═══ DATASET CONTENT ═══

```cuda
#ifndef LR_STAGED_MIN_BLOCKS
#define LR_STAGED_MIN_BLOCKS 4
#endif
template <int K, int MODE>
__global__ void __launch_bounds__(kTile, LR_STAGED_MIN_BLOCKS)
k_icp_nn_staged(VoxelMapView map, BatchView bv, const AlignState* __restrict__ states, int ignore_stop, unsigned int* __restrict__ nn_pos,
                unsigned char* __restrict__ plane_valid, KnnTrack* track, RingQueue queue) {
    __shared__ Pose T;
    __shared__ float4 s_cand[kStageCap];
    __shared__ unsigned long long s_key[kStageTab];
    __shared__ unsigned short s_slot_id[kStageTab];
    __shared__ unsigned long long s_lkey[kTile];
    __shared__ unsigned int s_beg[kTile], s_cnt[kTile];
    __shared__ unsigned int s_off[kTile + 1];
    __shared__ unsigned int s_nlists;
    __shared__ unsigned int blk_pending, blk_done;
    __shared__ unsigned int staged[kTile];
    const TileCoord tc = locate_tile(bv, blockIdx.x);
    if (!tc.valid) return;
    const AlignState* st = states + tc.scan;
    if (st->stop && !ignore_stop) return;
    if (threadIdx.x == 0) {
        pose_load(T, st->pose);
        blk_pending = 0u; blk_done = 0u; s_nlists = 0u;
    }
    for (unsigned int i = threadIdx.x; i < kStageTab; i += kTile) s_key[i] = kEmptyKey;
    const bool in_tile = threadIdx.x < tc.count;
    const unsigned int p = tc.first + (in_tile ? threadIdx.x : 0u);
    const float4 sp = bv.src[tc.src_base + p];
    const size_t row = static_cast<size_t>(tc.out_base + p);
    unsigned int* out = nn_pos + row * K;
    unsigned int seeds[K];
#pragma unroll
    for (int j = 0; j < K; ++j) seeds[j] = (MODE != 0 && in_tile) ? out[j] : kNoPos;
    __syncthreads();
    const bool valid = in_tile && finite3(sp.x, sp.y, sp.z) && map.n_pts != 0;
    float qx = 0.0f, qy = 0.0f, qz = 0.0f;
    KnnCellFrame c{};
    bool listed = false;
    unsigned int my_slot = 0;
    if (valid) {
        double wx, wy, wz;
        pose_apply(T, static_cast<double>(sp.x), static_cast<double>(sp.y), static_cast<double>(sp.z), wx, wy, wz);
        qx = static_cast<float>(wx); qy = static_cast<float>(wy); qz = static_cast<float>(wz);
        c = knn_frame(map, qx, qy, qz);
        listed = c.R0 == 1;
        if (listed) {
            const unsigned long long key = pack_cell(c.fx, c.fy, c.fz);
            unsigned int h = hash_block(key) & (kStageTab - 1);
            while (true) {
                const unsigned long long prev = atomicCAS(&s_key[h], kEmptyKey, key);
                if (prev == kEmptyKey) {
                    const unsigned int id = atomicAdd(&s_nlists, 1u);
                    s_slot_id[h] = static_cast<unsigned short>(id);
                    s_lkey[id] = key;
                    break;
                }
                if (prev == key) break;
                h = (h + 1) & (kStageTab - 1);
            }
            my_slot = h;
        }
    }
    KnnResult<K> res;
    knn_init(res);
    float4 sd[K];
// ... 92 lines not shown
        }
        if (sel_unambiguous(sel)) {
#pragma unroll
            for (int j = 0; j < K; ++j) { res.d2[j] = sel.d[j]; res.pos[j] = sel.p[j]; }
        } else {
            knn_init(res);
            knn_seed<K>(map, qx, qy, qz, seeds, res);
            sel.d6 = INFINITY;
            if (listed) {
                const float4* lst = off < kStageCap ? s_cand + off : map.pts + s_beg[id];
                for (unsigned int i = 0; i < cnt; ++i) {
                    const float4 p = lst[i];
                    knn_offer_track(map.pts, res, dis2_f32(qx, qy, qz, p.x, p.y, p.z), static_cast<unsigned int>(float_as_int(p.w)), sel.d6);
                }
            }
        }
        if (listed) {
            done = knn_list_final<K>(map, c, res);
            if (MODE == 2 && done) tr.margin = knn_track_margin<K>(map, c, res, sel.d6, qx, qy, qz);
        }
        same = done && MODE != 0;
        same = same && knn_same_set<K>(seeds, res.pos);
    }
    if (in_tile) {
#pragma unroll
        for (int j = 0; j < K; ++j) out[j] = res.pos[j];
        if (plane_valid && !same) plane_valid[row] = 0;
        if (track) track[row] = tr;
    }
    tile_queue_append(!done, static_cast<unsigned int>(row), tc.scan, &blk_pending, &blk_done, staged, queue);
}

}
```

═══

#### INSTRUCTIONS FOR THE TASK:
Set down each entry exactly as it appears above.

#### ANSWER:
```cuda
#ifndef LR_STAGED_MIN_BLOCKS
#define LR_STAGED_MIN_BLOCKS 4
#endif
template <int K, int MODE>
__global__ void __launch_bounds__(kTile, LR_STAGED_MIN_BLOCKS)
k_icp_nn_staged(VoxelMapView map, BatchView bv, const AlignState* __restrict__ states, int ignore_stop, unsigned int* __restrict__ nn_pos,
                unsigned char* __restrict__ plane_valid, KnnTrack* track, RingQueue queue) {
    __shared__ Pose T;
    __shared__ float4 s_cand[kStageCap];
    __shared__ unsigned long long s_key[kStageTab];
    __shared__ unsigned short s_slot_id[kStageTab];
    __shared__ unsigned long long s_lkey[kTile];
    __shared__ unsigned int s_beg[kTile], s_cnt[kTile];
    __shared__ unsigned int s_off[kTile + 1];
    __shared__ unsigned int s_nlists;
    __shared__ unsigned int blk_pending, blk_done;
    __shared__ unsigned int staged[kTile];
    const TileCoord tc = locate_tile(bv, blockIdx.x);
    if (!tc.valid) return;
    const AlignState* st = states + tc.scan;
    if (st->stop && !ignore_stop) return;
    if (threadIdx.x == 0) {
        pose_load(T, st->pose);
        blk_pending = 0u; blk_done = 0u; s_nlists = 0u;
    }
    for (unsigned int i = threadIdx.x; i < kStageTab; i += kTile) s_key[i] = kEmptyKey;
    const bool in_tile = threadIdx.x < tc.count;
    const unsigned int p = tc.first + (in_tile ? threadIdx.x : 0u);
    const float4 sp = bv.src[tc.src_base + p];
    const size_t row = static_cast<size_t>(tc.out_base + p);
    unsigned int* out = nn_pos + row * K;
    unsigned int seeds[K];
#pragma unroll
    for (int j = 0; j < K; ++j) seeds[j] = (MODE != 0 && in_tile) ? out[j] : kNoPos;
    __syncthreads();
    const bool valid = in_tile && finite3(sp.x, sp.y, sp.z) && map.n_pts != 0;
    float qx = 0.0f, qy = 0.0f, qz = 0.0f;
    KnnCellFrame c{};
    bool listed = false;
    unsigned int my_slot = 0;
    if (valid) {
        double wx, wy, wz;
        pose_apply(T, static_cast<double>(sp.x), static_cast<double>(sp.y), static_cast<double>(sp.z), wx, wy, wz);
        qx = static_cast<float>(wx); qy = static_cast<float>(wy); qz = static_cast<float>(wz);
        c = knn_frame(map, qx, qy, qz);
        listed = c.R0 == 1;
        if (listed) {
            const unsigned long long key = pack_cell(c.fx, c.fy, c.fz);
            unsigned int h = hash_block(key) & (kStageTab - 1);
            while (true) {
                const unsigned long long prev = atomicCAS(&s_key[h], kEmptyKey, key);
                if (prev == kEmptyKey) {
                    const unsigned int id = atomicAdd(&s_nlists, 1u);
                    s_slot_id[h] = static_cast<unsigned short>(id);
                    s_lkey[id] = key;
                    break;
                }
                if (prev == key) break;
                h = (h + 1) & (kStageTab - 1);
            }
            my_slot = h;
        }
    }
    KnnResult<K> res;
    knn_init(res);
    float4 sd[K];
// ... 92 lines not shown
        }
        if (sel_unambiguous(sel)) {
#pragma unroll
            for (int j = 0; j < K; ++j) { res.d2[j] = sel.d[j]; res.pos[j] = sel.p[j]; }
        } else {
            knn_init(res);
            knn_seed<K>(map, qx, qy, qz, seeds, res);
            sel.d6 = INFINITY;
            if (listed) {
                const float4* lst = off < kStageCap ? s_cand + off : map.pts + s_beg[id];
                for (unsigned int i = 0; i < cnt; ++i) {
                    const float4 p = lst[i];
                    knn_offer_track(map.pts, res, dis2_f32(qx, qy, qz, p.x, p.y, p.z), static_cast<unsigned int>(float_as_int(p.w)), sel.d6);
                }
            }
        }
        if (listed) {
            done = knn_list_final<K>(map, c, res);
            if (MODE == 2 && done) tr.margin = knn_track_margin<K>(map, c, res, sel.d6, qx, qy, qz);
        }
        same = done && MODE != 0;
        same = same && knn_same_set<K>(seeds, res.pos);
    }
    if (in_tile) {
#pragma unroll
        for (int j = 0; j < K; ++j) out[j] = res.pos[j];
        if (plane_valid && !same) plane_valid[row] = 0;
        if (track) track[row] = tr;
    }
    tile_queue_append(!done, static_cast<unsigned int>(row), tc.scan, &blk_pending, &blk_done, staged, queue);
}

}
```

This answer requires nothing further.